Revealing the true face of the antivaccine movement [Respectful Insolence]


Late last week, something happened that I never would have predicted, and it’s all due to how the politics of the issue changed in the wake of the Disneyland measles outbreak earlier this year. The state that contains some of the most famous pockets of low vaccine uptake and some of the most famous antivaccine “luminaries,” including pediatricians like Dr. Bob Sears and Jay Gordon, as well as actual celebrities like Rob Schneider, Alicia Silverstone, Bill Maher, Charlie Sheen, and Mayim Bialik, actually passed a law, SB 277, that eliminates non-medical exemptions to school vaccine mandates. It’s now been sent to Governor Jerry Brown’s desk for his signature:

Gov. Jerry Brown must now decide whether to sign into law a bill that would require mandatory vaccinations for nearly all California schoolchildren.

The measure, spawned by an outbreak of measles at Disneyland that ultimately infected more than 150 people, cleared its final legislative hurdle Monday in the state Senate. Brown has not said publicly whether he would sign it.

The measure — one of the toughest vaccination bills in the nation — would require children enrolling in school or day care to be immunized against diseases including measles and whooping cough.

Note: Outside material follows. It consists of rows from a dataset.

@@ -382,13 +447,18 @@
   return numel < (1ll << 31) && C % 8 == 0 && C <= 2048 && 256 % (C / 8) == 0;
 }
 
-hipError_t madnn_pool_bn_fwd(const void* x, const float* scale, const float* shift, void* y, void* arg, int N, int H,
-                             int W, int C, int Ho, int Wo, int p, hipStream_t stream) {
+hipError_t madnn_pool_bn_fwd(const void* x, const float* scale, const float* shift, void* y, void* arg, void* yarg,
+                             int N, int H, int W, int C, int Ho, int Wo, int p, hipStream_t stream) {
   if (!madnn_pool_bn_supported((int64_t)N * H * W * C, C) || p > 2) return hipErrorInvalidValue;
   const int64_t work = (int64_t)N * Ho * Wo * (C / 8);
   const int grid = stream_grid(work, 256, g_pool_bn_wg[0] * kNumCU);
-  hipLaunchKernelGGL((maxpool_k3s2_fwd_kernel<kBF16, true>), dim3(grid), dim3(256), 0, stream, x, y,
-                     static_cast<uint64_t*>(arg), N, H, W, C, Ho, Wo, p, 0, scale, shift);
+  if (yarg) {
+    hipLaunchKernelGGL((maxpool_k3s2_fwd_kernel<kBF16, true, true>), dim3(grid), dim3(256), 0, stream, x, y,
+                       static_cast<uint64_t*>(arg), N, H, W, C, Ho, Wo, p, 0, scale, shift, yarg);
+  } else {
+    hipLaunchKernelGGL((maxpool_k3s2_fwd_kernel<kBF16, true>), dim3(grid), dim3(256), 0, stream, x, y,
+                       static_cast<uint64_t*>(arg), N, H, W, C, Ho, Wo, p, 0, scale, shift, nullptr);
+  }
   return hipGetLastError();
 }
 
@@ -420,4 +490,19 @@
   return hipGetLastError();
 }
 
-}
+int madnn_pool_bn_bwd_pooled_rows(int64_t pooled, int C) { return stream_grid(pooled * (C / 8), 256, 8 * kNumCU); }
+
+hipError_t madnn_pool_bn_bwd_pooled(const void* dp, const void* yarg, const float* w, const float* mean,
+                                    const float* invstd, const float* scale, const float* shift, float* dw, float* db,
+                                    float* coef, float* workspace, int64_t pooled, int64_t pixels, int C,
+                                    hipStream_t stream) {
+  if (!madnn_pool_bn_supported(pooled * C, C) || pooled <= 0) return hipErrorInvalidValue;
+  const int G = madnn_pool_bn_bwd_pooled_rows(pooled, C);
+  hipLaunchKernelGGL(pool_bn_bwd_pooled_sums_kernel, dim3(G), dim3(256), 0, stream, dp, yarg, scale, shift, workspace,
+                     (unsigned)(pooled * (C / 8)), C);
+  MADNN_HIP_CHECK(hipGetLastError());
+  return madnn_bn_bwd_finalize(workspace, G, C, 2 * C, C, pixels, w, mean, invstd, dw, db, coef, coef + C,
+                               coef + 2 * C, stream);
+}
+
+}
diff --git a/madnn/ops/csrc/stem.hip b/madnn/ops/csrc/stem.hip
--- a/madnn/ops/csrc/stem.hip
+++ b/madnn/ops/csrc/stem.hip
@@ -180,6 +180,15 @@
   float* ws;
   int N, H, W, Ho, Wo;
   int rows, per;
+  const uint16_t* y;
+  const uint16_t* dp;
+  const uint64_t* arg;
+  const float* sc;
+  const float* sh;
+  const float* ca;
+  const float* cb;
+  const float* cc;
+  int Hp, Wp, p;
 };
 
 __device__ __forceinline__ bf16x8 lds_patch(const uint16_t* img_row, int ow0, int lane) {
@@ -194,13 +203,19 @@
   return __builtin_bit_cast(bf16x8, r);
 }
 
+template <bool BNP>
 __global__ __launch_bounds__(kThreads, 2) void stem_wgrad_kernel(const StemWArgs a) {
   extern __shared__ __attribute__((aligned(16))) uint16_t smem[];
   const int WOP = (a.Wo + 15) & ~15;
   const int ROW = (2 * WOP + 6) * 4;
   uint16_t* ring = smem;
   uint16_t* dyt = smem + 9 * ROW;
-  const int tid = threadIdx.x, wave = tid >> 6, lane = tid & 63, hh = lane >> 5, l32 = lane & 31;
+  const int pchunks = BNP ? a.Wp * 8 : 0;
+  uint16_t* pdp = dyt + WOP * kCo;
+  uint64_t* parg = reinterpret_cast<uint64_t*>(pdp + 2 * pchunks * 8);
+  float* cf = reinterpret_cast<float*>(parg + 2 * pchunks);
+  int tid = threadIdx.x;
+  const int wave = tid >> 6, lane = tid & 63, hh = lane >> 5, l32 = lane & 31;
   const int row_elems = a.W * 3, chunks = row_elems / 8;
   const int dchunks = a.Wo * 8;
 
@@ -216,11 +231,45 @@
 
   u32x4 istg[4], dstg[4];
   int s_oh = 0, s_klo = 0;
+  u32x4 pstg[2];
+  u32x2 astg[2];
+  int s_pslot = -1;
+  auto pload = [&](int n, int ohp) {
+    if constexpr (BNP) asm volatile("" : "+v"(tid));
+    s_pslot = ohp & 1;
+    const int64_t base = ((int64_t)n * a.Hp + ohp) * pchunks;
+#pragma unroll
+    for (int i = 0; i < 2; ++i) {
+      const int c = tid + kThreads * i;
+      if (c < pchunks) {
+        pstg[i] = *reinterpret_cast<const u32x4*>(a.dp + (base + c) * 8);
+        astg[i] = *reinterpret_cast<const u32x2*>(a.arg + base + c);
+      }
+    }
+  };
+  auto pstore = [&]() {
+    if (s_pslot < 0) return;
+    if constexpr (BNP) asm volatile("" : "+v"(tid));
+#pragma unroll
+    for (int i = 0; i < 2; ++i) {
+      const int c = tid + kThreads * i;
+      if (c < pchunks) {
+        *reinterpret_cast<u32x4*>(pdp + (s_pslot * pchunks + c) * 8) = pstg[i];
+        *reinterpret_cast<u32x2*>(parg + s_pslot * pchunks + c) = astg[i];
+      }
+    }
+  };
   auto load = [&](int r) {
+    if constexpr (BNP) asm volatile("" : "+v"(tid));
     const int n = r / a.Ho, oh = r % a.Ho;
     const bool fresh = (r == r0) || (oh == 0);
     s_oh = oh;
     s_klo = fresh ? 0 : 5;
+    if constexpr (BNP) {
+      const int h1 = (oh + a.p) >> 1;
+      s_pslot = -1;
+      if ((fresh || ((oh + a.p) & 1) == 0) && h1 < a.Hp) pload(n, h1);
+    }
     const int total = (kKh - s_klo) * chunks;
 #pragma unroll
     for (int i = 0; i < 4; ++i) {
@@ -232,10 +281,12 @@
           istg[i] = *reinterpret_cast<const u32x4*>(a.x + ((int64_t)n * a.H + ih) * row_elems + (c % chunks) * 8);
       }
       const int d = tid + kThreads * i;
-      if (d < dchunks) dstg[i] = *reinterpret_cast<const u32x4*>(a.dy + ((int64_t)r * a.Wo) * kCo + d * 8);
+      if (d < dchunks)
+        dstg[i] = *reinterpret_cast<const u32x4*>((BNP ? a.y : a.dy) + ((int64_t)r * a.Wo) * kCo + d * 8);
     }
   };
   auto store = [&]() {
+    if constexpr (BNP) asm volatile("" : "+v"(tid));
     const int total = (kKh - s_klo) * chunks;
 #pragma unroll
     for (int i = 0; i < 4; ++i) {
@@ -251,16 +302,95 @@
           }
         }
       }
+      if constexpr (!BNP) {
+        const int d = tid + kThreads * i;
+        if (d < dchunks)
+          *reinterpret_cast<u32x4*>(reinterpret_cast<char*>(dyt) + swz<64>(d >> 3, d & 7)) = dstg[i];
+      }
+    }
+    if constexpr (BNP) pstore();
+  };
+  auto build = [&]() {
+    const int hp = s_oh + a.p, h1 = hp >> 1, hodd = hp & 1;
+    const bool okh[2] = {hodd == 0 && h1 >= 1, h1 < a.Hp};
+    if constexpr (BNP) asm volatile("" : "+v"(tid));
+    const int cg = tid & 7;
+    float v[5][8];
+#pragma unroll
+    for (int k = 0; k < 5; ++k) {
+      const f32x4 lo = *reinterpret_cast<const f32x4*>(cf + k * kCo + cg * 8);
+      const f32x4 hi = *reinterpret_cast<const f32x4*>(cf + k * kCo + cg * 8 + 4);
+      v[k][0] = lo.x; v[k][1] = lo.y; v[k][2] = lo.z; v[k][3] = lo.w;
+      v[k][4] = hi.x; v[k][5] = hi.y; v[k][6] = hi.z; v[k][7] = hi.w;
+    }
+#pragma unroll
+    for (int i = 0; i < 4; ++i) {
       const int d = tid + kThreads * i;
-      if (d < dchunks)
-        *reinterpret_cast<u32x4*>(reinterpret_cast<char*>(dyt) + swz<64>(d >> 3, d & 7)) = dstg[i];
-    }
-  };
-
+      if (d < dchunks) {
+        const int wp = (d >> 3) + a.p, w1 = wp >> 1, wodd = wp & 1;
+        const bool okw[2] = {wodd == 0 && w1 >= 1, w1 < a.Wp};
+        u32x4 g[4];
+        u32x2 pk[4];
+        bool ok[4];
+        unsigned pos[4];
+#pragma unroll
+        for (int q = 0; q < 4; ++q) {
+          const int ih = q >> 1, iw = q & 1;
+          ok[q] = okh[ih] && okw[iw];
+          pos[q] = (unsigned)((ih ? hodd : 2) * 3 + (iw ? wodd : 2));
+          const int ow = min(max(w1 - 1 + iw, 0), a.Wp - 1);
+          const int c = (((h1 - 1 + ih) & 1) * a.Wp + ow) * 8 + cg;
+          g[q] = *reinterpret_cast<const u32x4*>(pdp + c * 8);
+          pk[q] = *reinterpret_cast<const u32x2*>(parg + c);
+        }
+        u32x4 o4;
+#pragma unroll
+        for (int j2 = 0; j2 < 4; ++j2) {
+          unsigned short ob[2];
+#pragma unroll
+          for (int e = 0; e < 2; ++e) {
+            const int j = 2 * j2 + e;
+            float acc = 0.f;
+#pragma unroll
+            for (int q = 0; q < 4; ++q) {
+              const float gj = bf16_to_f32((unsigned short)((g[q][j >> 1] >> (16 * (j & 1))) & 0xffffu));
+              const unsigned byte = (pk[q][j >> 2] >> (8 * (j & 3))) & 0xffu;
+              if (ok[q]) acc += (byte == pos[q]) ? gj : 0.f;
+            }
+            const float yv = bf16_to_f32((unsigned short)((dstg[i][j >> 1] >> (16 * (j & 1))) & 0xffffu));
+            const float z = yv * v[0][j] + v[1][j];
+            acc = z > 0.f ? acc : 0.f;
+            ob[e] = f32_to_bf16(v[2][j] * acc + v[3][j] * yv + v[4][j]);
+          }
+          o4[j2] = (unsigned)ob[0] | ((unsigned)ob[1] << 16);
+        }
+        *reinterpret_cast<u32x4*>(reinterpret_cast<char*>(dyt) + swz<64>(d >> 3, d & 7)) = o4;
+      }
+      __builtin_amdgcn_sched_barrier(0);
+    }
+  };
+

Parents would no longer be able to cite personal or religious beliefs to decline the vaccinations, although children with certain medical problems, such as immune system deficiencies, would be exempt.

Those who decline the vaccinations would have to enroll their children in a home-based private school or public independent study program based off campus.

The bill was one of the most contentious taken up by the Legislature this year, attracting large, vocal crowds of parents during a series of legislative hearings on the measure.


To say it was contentious is an understatement. Indeed, as I’ve repeated—probably more times than regular readers want to hear—even in the wake of the Disneyland measles outbreak, I expected this bill to fail. I was more than pleasantly surprised as the bill cleared hurdle after hurdle despite all opposition and attempts to water it down to uselessness to the point of taking on an air of inevitability last week in the days leading up to the final vote in the state assembly last week that sent SB 277 to the governor’s desk. That’s great. But we can’t let up the pressure. As you might recall, when an earlier bill in California, AB 2109, was passed into law its intent was to make it more difficult to obtain non-medical exemptions was sabotaged by Governor Brown when he added a signing statement to it. That signing statement directed the California Department of Public Health to add a checkbox on the form for a religious exemption that basically permitted any parent who checked it to skip the Law’s requirement to obtain counseling from specified health care practitioners regarding the risks and benefits of vaccination before a non-medical exemption would be granted. There was no provision in the law for this, and Governor Brown’s action was a profound betrayal of the children of California. We hope he won’t do something like that again, but I sure as hell don’t trust him not to. So if you live in California, keep up the pressure. Certainly the antivaccinationists are. If SB 277 becomes law and California joins Mississippi and West Virginia as states that permit no non-medical exemptions, it will be a watershed. It might even be a turning point that persuades other states to pass similar laws.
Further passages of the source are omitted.